- DATA FOR THE TASK -
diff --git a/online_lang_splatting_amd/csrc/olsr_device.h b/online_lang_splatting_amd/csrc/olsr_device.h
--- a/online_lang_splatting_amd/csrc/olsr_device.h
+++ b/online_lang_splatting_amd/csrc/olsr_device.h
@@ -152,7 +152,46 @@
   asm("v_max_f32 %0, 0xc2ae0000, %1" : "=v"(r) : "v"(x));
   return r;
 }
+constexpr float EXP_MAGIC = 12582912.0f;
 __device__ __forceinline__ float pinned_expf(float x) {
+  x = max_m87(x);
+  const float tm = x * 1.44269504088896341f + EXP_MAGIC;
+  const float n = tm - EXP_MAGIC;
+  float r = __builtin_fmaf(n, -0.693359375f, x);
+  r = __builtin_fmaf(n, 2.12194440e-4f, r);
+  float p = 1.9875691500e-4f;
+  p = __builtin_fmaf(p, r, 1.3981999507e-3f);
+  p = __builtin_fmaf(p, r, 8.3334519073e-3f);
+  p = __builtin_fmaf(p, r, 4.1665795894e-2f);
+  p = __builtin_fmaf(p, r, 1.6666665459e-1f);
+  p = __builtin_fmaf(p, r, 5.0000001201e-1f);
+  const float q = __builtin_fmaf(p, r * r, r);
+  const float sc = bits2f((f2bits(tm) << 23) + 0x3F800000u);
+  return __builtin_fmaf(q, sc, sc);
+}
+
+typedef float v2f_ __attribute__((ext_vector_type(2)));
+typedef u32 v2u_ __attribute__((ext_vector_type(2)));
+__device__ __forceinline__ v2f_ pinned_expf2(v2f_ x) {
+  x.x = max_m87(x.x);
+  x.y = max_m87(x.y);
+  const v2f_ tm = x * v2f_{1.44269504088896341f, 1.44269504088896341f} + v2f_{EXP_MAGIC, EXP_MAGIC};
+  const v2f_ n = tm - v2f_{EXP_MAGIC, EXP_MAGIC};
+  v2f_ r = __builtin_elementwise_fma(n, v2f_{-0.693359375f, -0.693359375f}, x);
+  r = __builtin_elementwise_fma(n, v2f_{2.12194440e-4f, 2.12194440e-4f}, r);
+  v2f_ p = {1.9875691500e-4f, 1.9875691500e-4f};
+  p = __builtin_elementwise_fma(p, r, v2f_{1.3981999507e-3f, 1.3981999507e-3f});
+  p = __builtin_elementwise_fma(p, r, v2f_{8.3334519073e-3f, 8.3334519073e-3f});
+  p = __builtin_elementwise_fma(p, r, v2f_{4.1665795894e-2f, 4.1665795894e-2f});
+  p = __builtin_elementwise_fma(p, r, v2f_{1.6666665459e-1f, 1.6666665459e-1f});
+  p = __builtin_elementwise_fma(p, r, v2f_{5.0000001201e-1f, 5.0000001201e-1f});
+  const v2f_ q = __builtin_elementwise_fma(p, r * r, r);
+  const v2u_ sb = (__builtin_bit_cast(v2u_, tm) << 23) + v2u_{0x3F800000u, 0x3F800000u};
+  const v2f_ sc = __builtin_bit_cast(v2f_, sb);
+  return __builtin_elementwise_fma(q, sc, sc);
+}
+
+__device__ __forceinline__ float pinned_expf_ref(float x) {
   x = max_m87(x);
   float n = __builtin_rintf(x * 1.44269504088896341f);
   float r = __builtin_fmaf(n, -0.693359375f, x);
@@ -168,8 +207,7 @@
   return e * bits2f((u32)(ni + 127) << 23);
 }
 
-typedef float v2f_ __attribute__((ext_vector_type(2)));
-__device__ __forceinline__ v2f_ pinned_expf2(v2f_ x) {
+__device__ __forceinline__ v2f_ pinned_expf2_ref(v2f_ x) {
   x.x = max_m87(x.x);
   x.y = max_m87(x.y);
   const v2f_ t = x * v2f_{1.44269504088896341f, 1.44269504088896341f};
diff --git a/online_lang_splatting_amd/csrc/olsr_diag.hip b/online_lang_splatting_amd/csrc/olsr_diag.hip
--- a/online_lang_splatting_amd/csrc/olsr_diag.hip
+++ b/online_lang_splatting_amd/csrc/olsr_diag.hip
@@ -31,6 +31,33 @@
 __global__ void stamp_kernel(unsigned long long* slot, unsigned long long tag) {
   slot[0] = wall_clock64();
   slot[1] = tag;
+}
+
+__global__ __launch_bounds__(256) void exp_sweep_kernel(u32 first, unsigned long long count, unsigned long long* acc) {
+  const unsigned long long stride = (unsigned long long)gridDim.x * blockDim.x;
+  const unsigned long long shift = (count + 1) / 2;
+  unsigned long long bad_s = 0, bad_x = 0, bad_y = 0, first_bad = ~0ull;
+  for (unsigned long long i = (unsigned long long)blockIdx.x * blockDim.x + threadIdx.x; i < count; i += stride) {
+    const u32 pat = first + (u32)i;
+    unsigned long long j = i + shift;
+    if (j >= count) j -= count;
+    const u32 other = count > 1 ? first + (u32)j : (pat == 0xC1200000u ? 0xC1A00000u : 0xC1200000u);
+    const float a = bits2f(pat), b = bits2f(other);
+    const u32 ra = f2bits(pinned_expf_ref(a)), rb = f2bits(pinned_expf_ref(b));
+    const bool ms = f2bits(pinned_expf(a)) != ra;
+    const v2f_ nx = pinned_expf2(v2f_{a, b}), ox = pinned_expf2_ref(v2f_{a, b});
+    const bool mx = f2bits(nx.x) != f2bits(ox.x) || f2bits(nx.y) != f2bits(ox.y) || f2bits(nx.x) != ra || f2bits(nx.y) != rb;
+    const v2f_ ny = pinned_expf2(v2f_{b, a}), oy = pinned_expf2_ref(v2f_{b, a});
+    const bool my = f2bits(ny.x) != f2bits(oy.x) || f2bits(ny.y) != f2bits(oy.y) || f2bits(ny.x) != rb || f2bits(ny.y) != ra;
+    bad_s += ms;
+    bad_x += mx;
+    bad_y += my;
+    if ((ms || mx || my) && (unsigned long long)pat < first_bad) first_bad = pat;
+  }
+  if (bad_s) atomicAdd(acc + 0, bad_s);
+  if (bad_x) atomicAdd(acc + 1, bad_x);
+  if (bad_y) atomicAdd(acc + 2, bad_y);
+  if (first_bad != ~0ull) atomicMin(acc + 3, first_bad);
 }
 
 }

---

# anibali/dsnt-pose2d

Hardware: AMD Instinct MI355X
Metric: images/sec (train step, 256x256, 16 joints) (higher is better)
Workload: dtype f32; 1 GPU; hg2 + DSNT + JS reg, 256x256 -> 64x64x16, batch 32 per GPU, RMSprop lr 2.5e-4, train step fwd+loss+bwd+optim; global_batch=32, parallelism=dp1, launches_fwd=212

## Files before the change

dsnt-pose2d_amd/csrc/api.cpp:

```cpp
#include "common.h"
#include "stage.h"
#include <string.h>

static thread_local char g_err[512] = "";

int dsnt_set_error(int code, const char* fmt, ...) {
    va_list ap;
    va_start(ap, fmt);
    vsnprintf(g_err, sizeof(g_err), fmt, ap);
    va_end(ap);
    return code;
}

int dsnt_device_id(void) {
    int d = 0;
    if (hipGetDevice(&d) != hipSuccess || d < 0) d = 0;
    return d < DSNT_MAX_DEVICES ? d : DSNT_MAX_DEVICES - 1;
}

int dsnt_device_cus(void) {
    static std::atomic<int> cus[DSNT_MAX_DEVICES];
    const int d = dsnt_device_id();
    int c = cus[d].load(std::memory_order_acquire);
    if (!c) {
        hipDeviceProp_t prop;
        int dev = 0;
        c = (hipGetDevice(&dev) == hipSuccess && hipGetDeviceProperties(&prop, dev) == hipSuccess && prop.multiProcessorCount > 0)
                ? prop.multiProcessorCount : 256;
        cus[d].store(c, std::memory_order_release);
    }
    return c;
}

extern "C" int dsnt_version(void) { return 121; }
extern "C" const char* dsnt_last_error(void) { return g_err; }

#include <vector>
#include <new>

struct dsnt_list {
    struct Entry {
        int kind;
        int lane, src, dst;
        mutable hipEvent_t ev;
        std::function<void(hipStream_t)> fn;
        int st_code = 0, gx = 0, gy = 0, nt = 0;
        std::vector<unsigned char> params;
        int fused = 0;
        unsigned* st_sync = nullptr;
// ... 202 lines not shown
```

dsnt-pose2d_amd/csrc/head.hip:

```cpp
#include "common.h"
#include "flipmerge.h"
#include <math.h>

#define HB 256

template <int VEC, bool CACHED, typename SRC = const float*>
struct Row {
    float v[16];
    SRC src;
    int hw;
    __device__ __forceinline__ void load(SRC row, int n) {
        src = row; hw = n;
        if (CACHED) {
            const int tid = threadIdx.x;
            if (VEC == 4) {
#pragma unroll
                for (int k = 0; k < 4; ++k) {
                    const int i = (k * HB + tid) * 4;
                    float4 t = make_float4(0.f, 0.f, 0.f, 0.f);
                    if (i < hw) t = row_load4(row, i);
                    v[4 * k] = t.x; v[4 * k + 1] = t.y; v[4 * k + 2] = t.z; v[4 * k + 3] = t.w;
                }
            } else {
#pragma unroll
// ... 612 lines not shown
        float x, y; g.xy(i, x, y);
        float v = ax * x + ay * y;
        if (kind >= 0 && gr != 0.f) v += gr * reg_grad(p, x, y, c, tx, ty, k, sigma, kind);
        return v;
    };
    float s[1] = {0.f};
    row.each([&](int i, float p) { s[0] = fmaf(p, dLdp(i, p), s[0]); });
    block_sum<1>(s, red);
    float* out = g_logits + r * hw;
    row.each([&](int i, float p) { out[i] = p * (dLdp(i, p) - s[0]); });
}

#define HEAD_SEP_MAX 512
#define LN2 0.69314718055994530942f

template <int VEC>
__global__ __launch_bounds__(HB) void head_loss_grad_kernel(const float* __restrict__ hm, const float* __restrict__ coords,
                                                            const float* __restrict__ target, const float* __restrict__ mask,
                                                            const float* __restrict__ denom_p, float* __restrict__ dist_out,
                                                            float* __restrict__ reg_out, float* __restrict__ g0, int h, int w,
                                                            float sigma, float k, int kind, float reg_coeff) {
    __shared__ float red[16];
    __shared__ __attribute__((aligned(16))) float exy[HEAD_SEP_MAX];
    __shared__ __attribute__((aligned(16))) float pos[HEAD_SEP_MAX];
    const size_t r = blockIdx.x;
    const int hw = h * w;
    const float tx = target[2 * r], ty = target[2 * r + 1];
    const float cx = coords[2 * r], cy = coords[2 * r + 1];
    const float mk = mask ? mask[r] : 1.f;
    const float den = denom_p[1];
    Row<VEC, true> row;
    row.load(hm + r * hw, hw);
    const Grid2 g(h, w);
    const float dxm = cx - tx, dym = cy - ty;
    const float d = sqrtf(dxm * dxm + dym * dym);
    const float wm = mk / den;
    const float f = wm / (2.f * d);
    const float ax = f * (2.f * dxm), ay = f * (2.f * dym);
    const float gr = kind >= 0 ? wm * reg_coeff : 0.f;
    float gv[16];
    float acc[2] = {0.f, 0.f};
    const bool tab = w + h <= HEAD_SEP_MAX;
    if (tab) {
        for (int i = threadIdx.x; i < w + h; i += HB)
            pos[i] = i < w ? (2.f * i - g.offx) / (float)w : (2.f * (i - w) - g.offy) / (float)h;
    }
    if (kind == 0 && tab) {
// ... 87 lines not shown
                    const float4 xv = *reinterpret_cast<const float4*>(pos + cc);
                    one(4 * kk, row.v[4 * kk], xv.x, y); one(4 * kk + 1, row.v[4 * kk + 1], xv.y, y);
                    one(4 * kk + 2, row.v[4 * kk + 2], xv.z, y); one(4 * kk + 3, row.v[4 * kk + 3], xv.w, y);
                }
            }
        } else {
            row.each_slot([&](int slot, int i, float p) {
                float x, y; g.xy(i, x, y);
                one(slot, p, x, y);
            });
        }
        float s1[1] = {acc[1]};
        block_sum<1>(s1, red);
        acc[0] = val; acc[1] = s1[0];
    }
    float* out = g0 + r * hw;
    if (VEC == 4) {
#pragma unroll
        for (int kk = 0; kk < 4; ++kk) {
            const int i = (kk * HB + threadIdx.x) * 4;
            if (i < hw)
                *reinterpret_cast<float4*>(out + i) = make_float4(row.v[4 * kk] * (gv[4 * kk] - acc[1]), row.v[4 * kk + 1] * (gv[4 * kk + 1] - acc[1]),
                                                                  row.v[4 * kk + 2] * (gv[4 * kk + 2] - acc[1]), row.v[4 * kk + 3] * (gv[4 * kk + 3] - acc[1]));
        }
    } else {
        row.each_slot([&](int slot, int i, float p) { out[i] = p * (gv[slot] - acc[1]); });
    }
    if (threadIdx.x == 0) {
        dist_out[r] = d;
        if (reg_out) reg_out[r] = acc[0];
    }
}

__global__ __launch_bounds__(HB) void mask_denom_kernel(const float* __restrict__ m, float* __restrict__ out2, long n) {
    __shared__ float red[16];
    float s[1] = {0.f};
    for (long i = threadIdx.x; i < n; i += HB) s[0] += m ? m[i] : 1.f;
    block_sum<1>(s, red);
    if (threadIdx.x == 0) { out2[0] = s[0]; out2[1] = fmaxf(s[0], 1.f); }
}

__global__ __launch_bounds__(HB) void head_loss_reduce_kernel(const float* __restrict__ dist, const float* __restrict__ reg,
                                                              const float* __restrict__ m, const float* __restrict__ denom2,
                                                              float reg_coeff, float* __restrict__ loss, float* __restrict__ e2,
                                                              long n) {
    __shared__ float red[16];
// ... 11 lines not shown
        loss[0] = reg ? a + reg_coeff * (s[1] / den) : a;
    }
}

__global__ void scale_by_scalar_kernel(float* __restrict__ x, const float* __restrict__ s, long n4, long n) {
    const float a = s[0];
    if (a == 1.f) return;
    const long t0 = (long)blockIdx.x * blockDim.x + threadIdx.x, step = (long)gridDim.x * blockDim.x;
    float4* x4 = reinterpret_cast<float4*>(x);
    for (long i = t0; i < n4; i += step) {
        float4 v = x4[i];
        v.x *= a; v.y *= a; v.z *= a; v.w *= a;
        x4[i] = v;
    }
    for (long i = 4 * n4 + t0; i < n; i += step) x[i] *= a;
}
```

- WORK TO COMPLETE -
In the listing above, the lines from the one containing "p = __builtin_fmaf(p, r, 1.3981999507e-3f);" through the one containing "v2f_ n = tm" must be set down exactly, with no other lines.

- OUTPUT OF THE EXERCISE -
+  p = __builtin_fmaf(p, r, 1.3981999507e-3f);
+  p = __builtin_fmaf(p, r, 8.3334519073e-3f);
+  p = __builtin_fmaf(p, r, 4.1665795894e-2f);
+  p = __builtin_fmaf(p, r, 1.6666665459e-1f);
+  p = __builtin_fmaf(p, r, 5.0000001201e-1f);
+  const float q = __builtin_fmaf(p, r * r, r);
+  const float sc = bits2f((f2bits(tm) << 23) + 0x3F800000u);
+  return __builtin_fmaf(q, sc, sc);
+}
+
+typedef float v2f_ __attribute__((ext_vector_type(2)));
+typedef u32 v2u_ __attribute__((ext_vector_type(2)));
+__device__ __forceinline__ v2f_ pinned_expf2(v2f_ x) {
+  x.x = max_m87(x.x);
+  x.y = max_m87(x.y);
+  const v2f_ tm = x * v2f_{1.44269504088896341f, 1.44269504088896341f} + v2f_{EXP_MAGIC, EXP_MAGIC};
+  const v2f_ n = tm - v2f_{EXP_MAGIC, EXP_MAGIC};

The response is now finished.